**Problem to work on**
What the task needs is the data below, written out verbatim.

**Dataset**

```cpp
struct AdamArgs {
  double* p; double* m; double* v;
  int n;
  double grad_scale, lr, b1, b2, eps, weight_decay, bias1, bias2_sqrt;
};
__device__ __forceinline__ void adam_apply(const AdamArgs& a, int i, double grad, double p0, double m0, double v0) {
  double g = grad * a.grad_scale;
  if (a.weight_decay != 0.0) g += a.weight_decay * p0;
  const double mi = m0 + (g - m0) * (1.0 - a.b1);
  const double vi = v0 * a.b2 + (1.0 - a.b2) * g * g;
  a.m[i] = mi; a.v[i] = vi;
  const double denom = sqrt(vi) / a.bias2_sqrt + a.eps;
  a.p[i] = p0 + (-(a.lr / a.bias1)) * (mi / denom);
}
__device__ __forceinline__ void adam_update(const AdamArgs& a, int i, double grad) { adam_apply(a, i, grad, a.p[i], a.m[i], a.v[i]); }

struct StepChain {
  int32_t* ready;
  uint32_t stamp;
  int parity, has_prev, n_front, n_out;
  int reverse;
  const double* prev;
  int64_t prev_rows;
  const double* grad_sum;
  double* out_prev;
  double* w_prev_out;
  int32_t* status;
  int spin_limit;
  const double* w_now;
  const int32_t* prev_status;
  const double* acc_in;
  AdamArgs adam;
  const uint8_t* blk_skip;
};
constexpr int32_t kStatusChainTimeout = 2;
constexpr int kChainFront = 8;

__device__ __forceinline__ int64_t chain_block_of(const StepChain& ch, bool chained, int64_t nblocks) {
  const int64_t b = (int64_t)blockIdx.x - (chained ? ch.n_front : 0);
  if (!(chained && ch.reverse)) return xcd_block_of(b, nblocks);
  const int64_t per = (nblocks + kXcds - 1) / kXcds;
  const int64_t logical = (b % kXcds) * per + (per - 1 - b / kXcds);
  return logical < nblocks ? logical : -1;
}

__device__ __forceinline__ void chain_publish(const StepChain& ch, int k, double w) {
  unsigned long long* pub = reinterpret_cast<unsigned long long*>(ch.ready);
  const unsigned long long st = (unsigned long long)ch.stamp << 32;
  __hip_atomic_store(pub + 2 * k, st | (unsigned)__double2loint(w), __ATOMIC_RELAXED, __HIP_MEMORY_SCOPE_AGENT);
  __hip_atomic_store(pub + 2 * k + 1, st | (unsigned)__double2hiint(w), __ATOMIC_RELAXED, __HIP_MEMORY_SCOPE_AGENT);
}

template <int P>
__device__ __forceinline__ void chain_front_block(const StepChain& ch, double* lds ) {
  const int a = blockIdx.x;
  if (a == 0 && ch.has_prev && !ch.grad_sum)
    for (int z = 2 + P + threadIdx.x; z < ch.n_out; z += kBlock) ch.out_prev[z] = 0.0;
  if (a >= 2 + P) return;
  if (ch.grad_sum) {
    if (a >= 2 && threadIdx.x == 0) {
      if (ch.has_prev && ch.adam.p) adam_update(ch.adam, a - 2, ch.grad_sum[a - 2]);
      const double wk = ch.adam.p ? ch.adam.p[a - 2] : ch.w_now[a - 2];
      chain_publish(ch, a - 2, wk);
      if (ch.w_prev_out) ch.w_prev_out[a - 2] = wk;
    }
    return;
  }
  const bool step = ch.has_prev && ch.adam.p && a >= 2 && threadIdx.x == 0;
  const int32_t* st_prev = ch.prev_status ? ch.prev_status : ch.status;
  const bool flagged = ch.has_prev && a == 0 && threadIdx.x == 0 && st_prev &&
                       __hip_atomic_load(st_prev, __ATOMIC_RELAXED, __HIP_MEMORY_SCOPE_AGENT) != 0;
  double p0 = 0.0, m0 = 0.0, v0 = 0.0;
  if (step) {
    p0 = ch.adam.p[a - 2]; m0 = ch.adam.m[a - 2]; v0 = ch.adam.v[a - 2];
    if (ch.w_prev_out) ch.w_prev_out[a - 2] = p0;
  }
  double s = 0.0;
  if (ch.has_prev) {
    const double* p = ch.prev + (int64_t)a * ch.prev_rows;
    constexpr int U = 32;
    for (int64_t r0 = threadIdx.x; r0 < ch.prev_rows; r0 += (int64_t)U * kBlock) {
      double v[U];
#pragma unroll
      for (int u_ = 0; u_ < U; ++u_) v[u_] = (r0 + (int64_t)u_ * kBlock < ch.prev_rows) ? p[r0 + (int64_t)u_ * kBlock] : 0.0;
#pragma unroll
      for (int w_ = U / 2; w_ > 0; w_ >>= 1) {
#pragma unroll
        for (int u_ = 0; u_ < w_; ++u_) v[u_] += v[u_ + w_];
      }
      s += v[0];
    }
    s = wave_sum(s);
  }
  const int lane = threadIdx.x & (kWave - 1), wave = threadIdx.x / kWave;
  if (lane == 0) lds[wave] = s;
  __syncthreads();
  if (threadIdx.x == 0) {
    if (ch.has_prev) {
      double t = 0.0;
      for (int wv = 0; wv < kBlock / kWave; ++wv) t += lds[wv];
      if (ch.acc_in) t += ch.acc_in[a];
      if (flagged) t = __longlong_as_double(0x7ff8000000000000ll);
      ch.out_prev[a] = t;
      if (step) adam_apply(ch.adam, a - 2, t, p0, m0, v0);
    }
    if (a >= 2) chain_publish(ch, a - 2, step ? ch.adam.p[a - 2] : ch.w_now[a - 2]);
  }
}

template <int P>
__global__ __launch_bounds__(kBlock) void chain_front_only_kernel(StepChain ch) {
  __shared__ double s_front[kBlock / kWave];
  chain_front_block<P>(ch, s_front);
}

template <int P>
__device__ __forceinline__ void chain_weights(const StepChain& ch, double w_scale, double* s_w, int* s_ok) {
  const int tid = threadIdx.x;
  if (tid == 0) *s_ok = 1;
  if (tid < 2 * P) {
    const unsigned long long* pub = reinterpret_cast<const unsigned long long*>(ch.ready) + tid;
    unsigned long long word = 0;
    bool ok = false;
    for (int spin = 0; spin < ch.spin_limit; ++spin) {
      word = __hip_atomic_load(pub, __ATOMIC_RELAXED, __HIP_MEMORY_SCOPE_AGENT);
      if ((uint32_t)(word >> 32) == ch.stamp) { ok = true; break; }
      __builtin_amdgcn_s_sleep(2);
    }
    const int half = (int)(uint32_t)word;
    const int other = __shfl_xor(half, 1, kWave);
    if ((tid & 1) == 0) s_w[tid >> 1] = (ok ? __hiloint2double(other, half) : __longlong_as_double(0x7ff8000000000000ll)) * w_scale;
    if (!ok) {
      *s_ok = 0;
      if (ch.status) atomicOr(ch.status, kStatusChainTimeout);
    }
  }
}

}
```

### depth_correction_amd/csrc/dc_cons_step.h

```cpp
#pragma once

namespace dc {
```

**Exercise solution**
```cpp
struct AdamArgs {
  double* p; double* m; double* v;
  int n;
  double grad_scale, lr, b1, b2, eps, weight_decay, bias1, bias2_sqrt;
};
__device__ __forceinline__ void adam_apply(const AdamArgs& a, int i, double grad, double p0, double m0, double v0) {
  double g = grad * a.grad_scale;
  if (a.weight_decay != 0.0) g += a.weight_decay * p0;
  const double mi = m0 + (g - m0) * (1.0 - a.b1);
  const double vi = v0 * a.b2 + (1.0 - a.b2) * g * g;
  a.m[i] = mi; a.v[i] = vi;
  const double denom = sqrt(vi) / a.bias2_sqrt + a.eps;
  a.p[i] = p0 + (-(a.lr / a.bias1)) * (mi / denom);
}
__device__ __forceinline__ void adam_update(const AdamArgs& a, int i, double grad) { adam_apply(a, i, grad, a.p[i], a.m[i], a.v[i]); }

struct StepChain {
  int32_t* ready;
  uint32_t stamp;
  int parity, has_prev, n_front, n_out;
  int reverse;
  const double* prev;
  int64_t prev_rows;
  const double* grad_sum;
  double* out_prev;
  double* w_prev_out;
  int32_t* status;
  int spin_limit;
  const double* w_now;
  const int32_t* prev_status;
  const double* acc_in;
  AdamArgs adam;
  const uint8_t* blk_skip;
};
constexpr int32_t kStatusChainTimeout = 2;
constexpr int kChainFront = 8;

__device__ __forceinline__ int64_t chain_block_of(const StepChain& ch, bool chained, int64_t nblocks) {
  const int64_t b = (int64_t)blockIdx.x - (chained ? ch.n_front : 0);
  if (!(chained && ch.reverse)) return xcd_block_of(b, nblocks);
  const int64_t per = (nblocks + kXcds - 1) / kXcds;
  const int64_t logical = (b % kXcds) * per + (per - 1 - b / kXcds);
  return logical < nblocks ? logical : -1;
}

__device__ __forceinline__ void chain_publish(const StepChain& ch, int k, double w) {
  unsigned long long* pub = reinterpret_cast<unsigned long long*>(ch.ready);
  const unsigned long long st = (unsigned long long)ch.stamp << 32;
  __hip_atomic_store(pub + 2 * k, st | (unsigned)__double2loint(w), __ATOMIC_RELAXED, __HIP_MEMORY_SCOPE_AGENT);
  __hip_atomic_store(pub + 2 * k + 1, st | (unsigned)__double2hiint(w), __ATOMIC_RELAXED, __HIP_MEMORY_SCOPE_AGENT);
}

template <int P>
__device__ __forceinline__ void chain_front_block(const StepChain& ch, double* lds ) {
  const int a = blockIdx.x;
  if (a == 0 && ch.has_prev && !ch.grad_sum)
    for (int z = 2 + P + threadIdx.x; z < ch.n_out; z += kBlock) ch.out_prev[z] = 0.0;
  if (a >= 2 + P) return;
  if (ch.grad_sum) {
    if (a >= 2 && threadIdx.x == 0) {
      if (ch.has_prev && ch.adam.p) adam_update(ch.adam, a - 2, ch.grad_sum[a - 2]);
      const double wk = ch.adam.p ? ch.adam.p[a - 2] : ch.w_now[a - 2];
      chain_publish(ch, a - 2, wk);
      if (ch.w_prev_out) ch.w_prev_out[a - 2] = wk;
    }
    return;
  }
  const bool step = ch.has_prev && ch.adam.p && a >= 2 && threadIdx.x == 0;
  const int32_t* st_prev = ch.prev_status ? ch.prev_status : ch.status;
  const bool flagged = ch.has_prev && a == 0 && threadIdx.x == 0 && st_prev &&
                       __hip_atomic_load(st_prev, __ATOMIC_RELAXED, __HIP_MEMORY_SCOPE_AGENT) != 0;
  double p0 = 0.0, m0 = 0.0, v0 = 0.0;
  if (step) {
    p0 = ch.adam.p[a - 2]; m0 = ch.adam.m[a - 2]; v0 = ch.adam.v[a - 2];
    if (ch.w_prev_out) ch.w_prev_out[a - 2] = p0;
  }
  double s = 0.0;
  if (ch.has_prev) {
    const double* p = ch.prev + (int64_t)a * ch.prev_rows;
    constexpr int U = 32;
    for (int64_t r0 = threadIdx.x; r0 < ch.prev_rows; r0 += (int64_t)U * kBlock) {
      double v[U];
#pragma unroll
      for (int u_ = 0; u_ < U; ++u_) v[u_] = (r0 + (int64_t)u_ * kBlock < ch.prev_rows) ? p[r0 + (int64_t)u_ * kBlock] : 0.0;
#pragma unroll
      for (int w_ = U / 2; w_ > 0; w_ >>= 1) {
#pragma unroll
        for (int u_ = 0; u_ < w_; ++u_) v[u_] += v[u_ + w_];
      }
      s += v[0];
    }
    s = wave_sum(s);
  }
  const int lane = threadIdx.x & (kWave - 1), wave = threadIdx.x / kWave;
  if (lane == 0) lds[wave] = s;
  __syncthreads();
  if (threadIdx.x == 0) {
    if (ch.has_prev) {
      double t = 0.0;
      for (int wv = 0; wv < kBlock / kWave; ++wv) t += lds[wv];
      if (ch.acc_in) t += ch.acc_in[a];
      if (flagged) t = __longlong_as_double(0x7ff8000000000000ll);
      ch.out_prev[a] = t;
      if (step) adam_apply(ch.adam, a - 2, t, p0, m0, v0);
    }
    if (a >= 2) chain_publish(ch, a - 2, step ? ch.adam.p[a - 2] : ch.w_now[a - 2]);
  }
}

template <int P>
__global__ __launch_bounds__(kBlock) void chain_front_only_kernel(StepChain ch) {
  __shared__ double s_front[kBlock / kWave];
  chain_front_block<P>(ch, s_front);
}

template <int P>
__device__ __forceinline__ void chain_weights(const StepChain& ch, double w_scale, double* s_w, int* s_ok) {
  const int tid = threadIdx.x;
  if (tid == 0) *s_ok = 1;
  if (tid < 2 * P) {
    const unsigned long long* pub = reinterpret_cast<const unsigned long long*>(ch.ready) + tid;
    unsigned long long word = 0;
    bool ok = false;
    for (int spin = 0; spin < ch.spin_limit; ++spin) {
      word = __hip_atomic_load(pub, __ATOMIC_RELAXED, __HIP_MEMORY_SCOPE_AGENT);
      if ((uint32_t)(word >> 32) == ch.stamp) { ok = true; break; }
      __builtin_amdgcn_s_sleep(2);
    }
    const int half = (int)(uint32_t)word;
    const int other = __shfl_xor(half, 1, kWave);
    if ((tid & 1) == 0) s_w[tid >> 1] = (ok ? __hiloint2double(other, half) : __longlong_as_double(0x7ff8000000000000ll)) * w_scale;
    if (!ok) {
      *s_ok = 0;
      if (ch.status) atomicOr(ch.status, kStatusChainTimeout);
    }
  }
}

}
```

### depth_correction_amd/csrc/dc_cons_step.h

```cpp
#pragma once

namespace dc {
```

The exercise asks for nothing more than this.